__WHAT TO PRODUCE__
All records after this line are to be returned verbatim.

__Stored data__

+ + + + + + +

## Restructure SIGNAL Viterbi ACS with packed branch metrics and table-driven selectors

```diff
diff --git a/sora_amd/csrc/k_scan.hip b/sora_amd/csrc/k_scan.hip
--- a/sora_amd/csrc/k_scan.hip
+++ b/sora_amd/csrc/k_scan.hip
@@ -115,6 +115,22 @@
     return T;
 }
 
+struct SigSel { uint32_t w[64][8]; };
+constexpr SigSel make_sig_sel()
+{
+    SigSel t = {};
+    for (unsigned p = 0; p < 64; p++)
+        for (unsigned k = 0; k < 6; k++) {
+            const unsigned n = k ? ((p << k) | (p >> (6u - k))) & 63u : p;
+            unsigned a = n & 0155u, b = n & 0117u, cA = 0, cB = 0;
+            for (; a; a >>= 1) cA ^= a & 1u;
+            for (; b; b >>= 1) cB ^= b & 1u;
+            t.w[p][k] = ((cA + 2u * cB) << 24) | 0x000C0C0Cu;
+        }
+    return t;
+}
+__device__ __constant__ const SigSel kSigSel = make_sig_sel();
+
 struct SigOut { uint32_t ok, kbps, len, nsym, cr, nb; int cfo_comp, sfo_comp, cfo_tr, sfo_tr, cfo; };
 __device__ __noinline__ SigOut header_section(ScanTabs tabs, uint32_t lts_start_, FrameCtx* fx_)
 {
@@ -128,6 +144,9 @@
     const Fft64TwPk W = fft64_twiddles_pk(T, e);
     const int t2 = lane < 24 ? 2 * lane : 0;
     const int d0 = T.deint[t2], d1 = T.deint[t2 + 1];
+    unsigned sel[6];
+#pragma unroll
+    for (int k = 0; k < 6; k++) sel[k] = kSigSel.w[lane][k];
     const cpx x1 = sra(unpack(s_ring[(lts_start + 8u + (uint32_t)lane) & (kRing - 1u)]), 1);
     const cpx x2 = unpack(s_ring[(lts_start + 72u + (uint32_t)lane) & (kRing - 1u)]);
     const cpx sg = sra(unpack(s_ring[(sym_start + 8u + (uint32_t)lane) & (kRing - 1u)]), 1);
@@ -181,56 +200,50 @@
     sync();
     uint8_t sa = 0, sb = 0;
     if (lane < 24) { sa = s_soft[carrier_bin(d0)]; sb = s_soft[carrier_bin(d1)]; }
-    auto rol6c = [](unsigned x, unsigned k) { return ((x << k) | (x >> (6u - k))) & 63u; };
-    int selV[6], negV[6], n29V[6];
-#pragma unroll
-    for (int k = 0; k < 6; k++) {
-        const unsigned n = k ? rol6c((unsigned)lane, (unsigned)k) : (unsigned)lane;
-        const int cA = __popc(n & 0155) & 1, cB = __popc(n & 0117) & 1;
-        selV[k] = (cA ^ cB) ? -1 : 0; negV[k] = cB ? -1 : 0; n29V[k] = cB ? 29 : 0;
-    }
-    unsigned m = (lane == 0) ? 0u : 0x30u;
+    const unsigned bmw = [&]() {
+        const unsigned P = 2u * sa + 2u * sb, Q = 14u - 2u * sa + 2u * sb;
+        return P | (Q << 8) | ((28u - Q) << 16) | ((28u - P) << 24);
+    }();
+    unsigned M = (lane == 0) ? 0u : 0x30u << 24;
     uint64_t dec[25];
-    dec[0] = 0;
+    bool last = false;
 #pragma unroll
     for (int u = 1; u <= 24; u++) {
         const int ph = (u - 1) % 6, k = u % 6;
-        const unsigned X = 32u >> ph;
-        unsigned pm;
-        if (ph == 0) { auto r = __builtin_amdgcn_permlane32_swap(m, m, false, false); pm = lane < 32 ? r[1] : r[0]; }
-        else if (ph == 1) { auto r = __builtin_amdgcn_permlane16_swap(m, m, false, false); pm = (lane & 16) ? r[0] : r[1]; }
-        else if (ph == 2) pm = sdpp<0x128>(m);
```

+ + + + + + +

__EXERCISE ANSWER__
## Restructure SIGNAL Viterbi ACS with packed branch metrics and table-driven selectors

```diff
diff --git a/sora_amd/csrc/k_scan.hip b/sora_amd/csrc/k_scan.hip
--- a/sora_amd/csrc/k_scan.hip
+++ b/sora_amd/csrc/k_scan.hip
@@ -115,6 +115,22 @@
     return T;
 }
 
+struct SigSel { uint32_t w[64][8]; };
+constexpr SigSel make_sig_sel()
+{
+    SigSel t = {};
+    for (unsigned p = 0; p < 64; p++)
+        for (unsigned k = 0; k < 6; k++) {
+            const unsigned n = k ? ((p << k) | (p >> (6u - k))) & 63u : p;
+            unsigned a = n & 0155u, b = n & 0117u, cA = 0, cB = 0;
+            for (; a; a >>= 1) cA ^= a & 1u;
+            for (; b; b >>= 1) cB ^= b & 1u;
+            t.w[p][k] = ((cA + 2u * cB) << 24) | 0x000C0C0Cu;
+        }
+    return t;
+}
+__device__ __constant__ const SigSel kSigSel = make_sig_sel();
+
 struct SigOut { uint32_t ok, kbps, len, nsym, cr, nb; int cfo_comp, sfo_comp, cfo_tr, sfo_tr, cfo; };
 __device__ __noinline__ SigOut header_section(ScanTabs tabs, uint32_t lts_start_, FrameCtx* fx_)
 {
@@ -128,6 +144,9 @@
     const Fft64TwPk W = fft64_twiddles_pk(T, e);
     const int t2 = lane < 24 ? 2 * lane : 0;
     const int d0 = T.deint[t2], d1 = T.deint[t2 + 1];
+    unsigned sel[6];
+#pragma unroll
+    for (int k = 0; k < 6; k++) sel[k] = kSigSel.w[lane][k];
     const cpx x1 = sra(unpack(s_ring[(lts_start + 8u + (uint32_t)lane) & (kRing - 1u)]), 1);
     const cpx x2 = unpack(s_ring[(lts_start + 72u + (uint32_t)lane) & (kRing - 1u)]);
     const cpx sg = sra(unpack(s_ring[(sym_start + 8u + (uint32_t)lane) & (kRing - 1u)]), 1);
@@ -181,56 +200,50 @@
     sync();
     uint8_t sa = 0, sb = 0;
     if (lane < 24) { sa = s_soft[carrier_bin(d0)]; sb = s_soft[carrier_bin(d1)]; }
-    auto rol6c = [](unsigned x, unsigned k) { return ((x << k) | (x >> (6u - k))) & 63u; };
-    int selV[6], negV[6], n29V[6];
-#pragma unroll
-    for (int k = 0; k < 6; k++) {
-        const unsigned n = k ? rol6c((unsigned)lane, (unsigned)k) : (unsigned)lane;
-        const int cA = __popc(n & 0155) & 1, cB = __popc(n & 0117) & 1;
-        selV[k] = (cA ^ cB) ? -1 : 0; negV[k] = cB ? -1 : 0; n29V[k] = cB ? 29 : 0;
-    }
-    unsigned m = (lane == 0) ? 0u : 0x30u;
+    const unsigned bmw = [&]() {
+        const unsigned P = 2u * sa + 2u * sb, Q = 14u - 2u * sa + 2u * sb;
+        return P | (Q << 8) | ((28u - Q) << 16) | ((28u - P) << 24);
+    }();
+    unsigned M = (lane == 0) ? 0u : 0x30u << 24;
     uint64_t dec[25];
-    dec[0] = 0;
+    bool last = false;
 #pragma unroll
     for (int u = 1; u <= 24; u++) {
         const int ph = (u - 1) % 6, k = u % 6;
-        const unsigned X = 32u >> ph;
-        unsigned pm;
-        if (ph == 0) { auto r = __builtin_amdgcn_permlane32_swap(m, m, false, false); pm = lane < 32 ? r[1] : r[0]; }
-        else if (ph == 1) { auto r = __builtin_amdgcn_permlane16_swap(m, m, false, false); pm = (lane & 16) ? r[0] : r[1]; }
-        else if (ph == 2) pm = sdpp<0x128>(m);
```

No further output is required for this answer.